Subspace clustering for high dimensional data: a review

  • Authors:
  • Lance Parsons;Ehtesham Haque;Huan Liu

  • Affiliations:
  • Arizona State University, Tempe, AZ;Arizona State University, Tempe, AZ;Arizona State University, Tempe, AZ

  • Venue:
  • ACM SIGKDD Explorations Newsletter - Special issue on learning from imbalanced datasets
  • Year:
  • 2004

Quantified Score

Hi-index 0.00

Visualization

Abstract

Subspace clustering is an extension of traditional clustering that seeks to find clusters in different subspaces within a dataset. Often in high dimensional data, many dimensions are irrelevant and can mask existing clusters in noisy data.

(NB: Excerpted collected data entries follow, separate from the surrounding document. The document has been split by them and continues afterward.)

## Halve head-kernel plane LDS and hold upper channels in registers for more occupancy

The shared plane buffer shrinks from 8 to 4 channels. Channels 4-7 of the first NConv layer are kept in per-thread registers and written to LDS only after the first half has been summed. The D2 octet tables move into the depth tile buffer and the MFMA transpose runs in two halves, which lets the occupancy hint rise from 5 to 7 waves per EU. The change also adds packed FMA inline asm that takes paired scalar weights, and a scalar-only accumulation path for the confidence pass. In exchange it adds extra barriers and register pressure.

```diff
diff --git a/realtime-depth-estimation-nconv_amd/csrc/nconv_fwd_head.hip b/realtime-depth-estimation-nconv_amd/csrc/nconv_fwd_head.hip
--- a/realtime-depth-estimation-nconv_amd/csrc/nconv_fwd_head.hip
+++ b/realtime-depth-estimation-nconv_amd/csrc/nconv_fwd_head.hip
@@ -11,25 +11,38 @@
 constexpr int kHPlane = kHH * kHP;
 constexpr int kHPS = kHPlane + 1;
 constexpr int kFrag = 2 * 3 * 64 * 4;
-constexpr int kLut = 0, kW8R = 4096, kW8C = kW8R + kSH * kSW, kTabEnd = kW8C + kHTH * kSW;
+constexpr int kPl = 4;
+constexpr int kLut = 0, kDOff = 4096;
+constexpr int kW8R = 0, kW8C = kW8R + kSH * kSW, kTabEnd = kW8C + kHTH * kSW;
 constexpr int kDP = 8 * 64 + 16;
-constexpr int kDOff = (kTabEnd + 15) & ~15;
 
 typedef const float __attribute__((address_space(4))) cfloat;
+typedef const f2 __attribute__((address_space(4))) cf2;
 typedef __bf16 bf16x8 __attribute__((ext_vector_type(8)));
 
+__device__ __forceinline__ void pk_fma_lo(f2& acc, f2 w, f2 v) {
+    asm("v_pk_fma_f32 %0, %1, %2, %0 op_sel_hi:[0,1,1]" : "+v"(acc) : "s"(w), "v"(v));
+}
+__device__ __forceinline__ void pk_fma_hi(f2& acc, f2 w, f2 v) {
+    asm("v_pk_fma_f32 %0, %1, %2, %0 op_sel:[1,0,0]" : "+v"(acc) : "s"(w), "v"(v));
+}
+
 template <bool TR>
-__global__ __launch_bounds__(kHT) __attribute__((amdgpu_waves_per_eu(5, 8))) void fwd_head_exact(LayerDev d2, TailArgs t, float* __restrict__ y,
+__global__ __launch_bounds__(kHT) __attribute__((amdgpu_waves_per_eu(7, 8))) void fwd_head_exact(LayerDev d2, TailArgs t, float* __restrict__ y,
                                                       float* __restrict__ yc) {
     const nconv_layer& L = d2.L;
     __shared__ __attribute__((aligned(16))) float sx[kSH * kSW];
-    __shared__ __attribute__((aligned(16))) f2 hp[8 * kHPS];
+    __shared__ __attribute__((aligned(16))) f2 hp[kPl * kHPS];
     __shared__ __attribute__((aligned(16))) float w1t[25 * 8];
     __shared__ unsigned long long rowmask[kSH];
     __shared__ unsigned long long c0row[kSH];
     __shared__ unsigned c0col[kSW];
     __shared__ int tile_nan;
-    static_assert(kDOff + 8 * kDP * 4 <= (int)sizeof(hp), "D2 tables and transpose fit the plane region");
+    static_assert(kDOff >= kLut + 256 * 16 && kDOff % 16 == 0 && kDOff + kPl * kDP * 4 <= (int)sizeof(hp),
+                  "D2's octet table and one half's transpose fit the plane region");
+    static_assert(kTabEnd <= (int)sizeof(sx), "D2's row / column octet tables fit the depth tile");
+    static_assert(sizeof(sx) + sizeof(hp) + sizeof(w1t) + sizeof(rowmask) + sizeof(c0row) + sizeof(c0col) + 16 <=
+                      160 * 1024 / 7, "seven workgroups per CU");
     const int tid = threadIdx.x;
     const int H = L.Ho, W = L.Wo;
     const TileCoord tc = xcd_tile((W + kHTW - 1) / kHTW, (H + kHTH - 1) / kHTH, L.B);
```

Feature selection removes irrelevant and redundant dimensions by analyzing the entire dataset. Subspace clustering algorithms localize the search for relevant dimensions allowing them to find clusters that exist in multiple, possibly overlapping subspaces. There are two major branches of subspace clustering based on their search strategy. Top-down algorithms find an initial clustering in the full set of dimensions and evaluate the subspaces of each cluster, iteratively improving the results. Bottom-up approaches find dense regions in low dimensional spaces and combine them to form clusters. This paper presents a survey of the various subspace clustering algorithms along with a hierarchy organizing the algorithms by their defining characteristics. We then compare the two main approaches to subspace clustering using empirical scalability and accuracy tests and discuss some potential applications where subspace clustering could be particularly useful.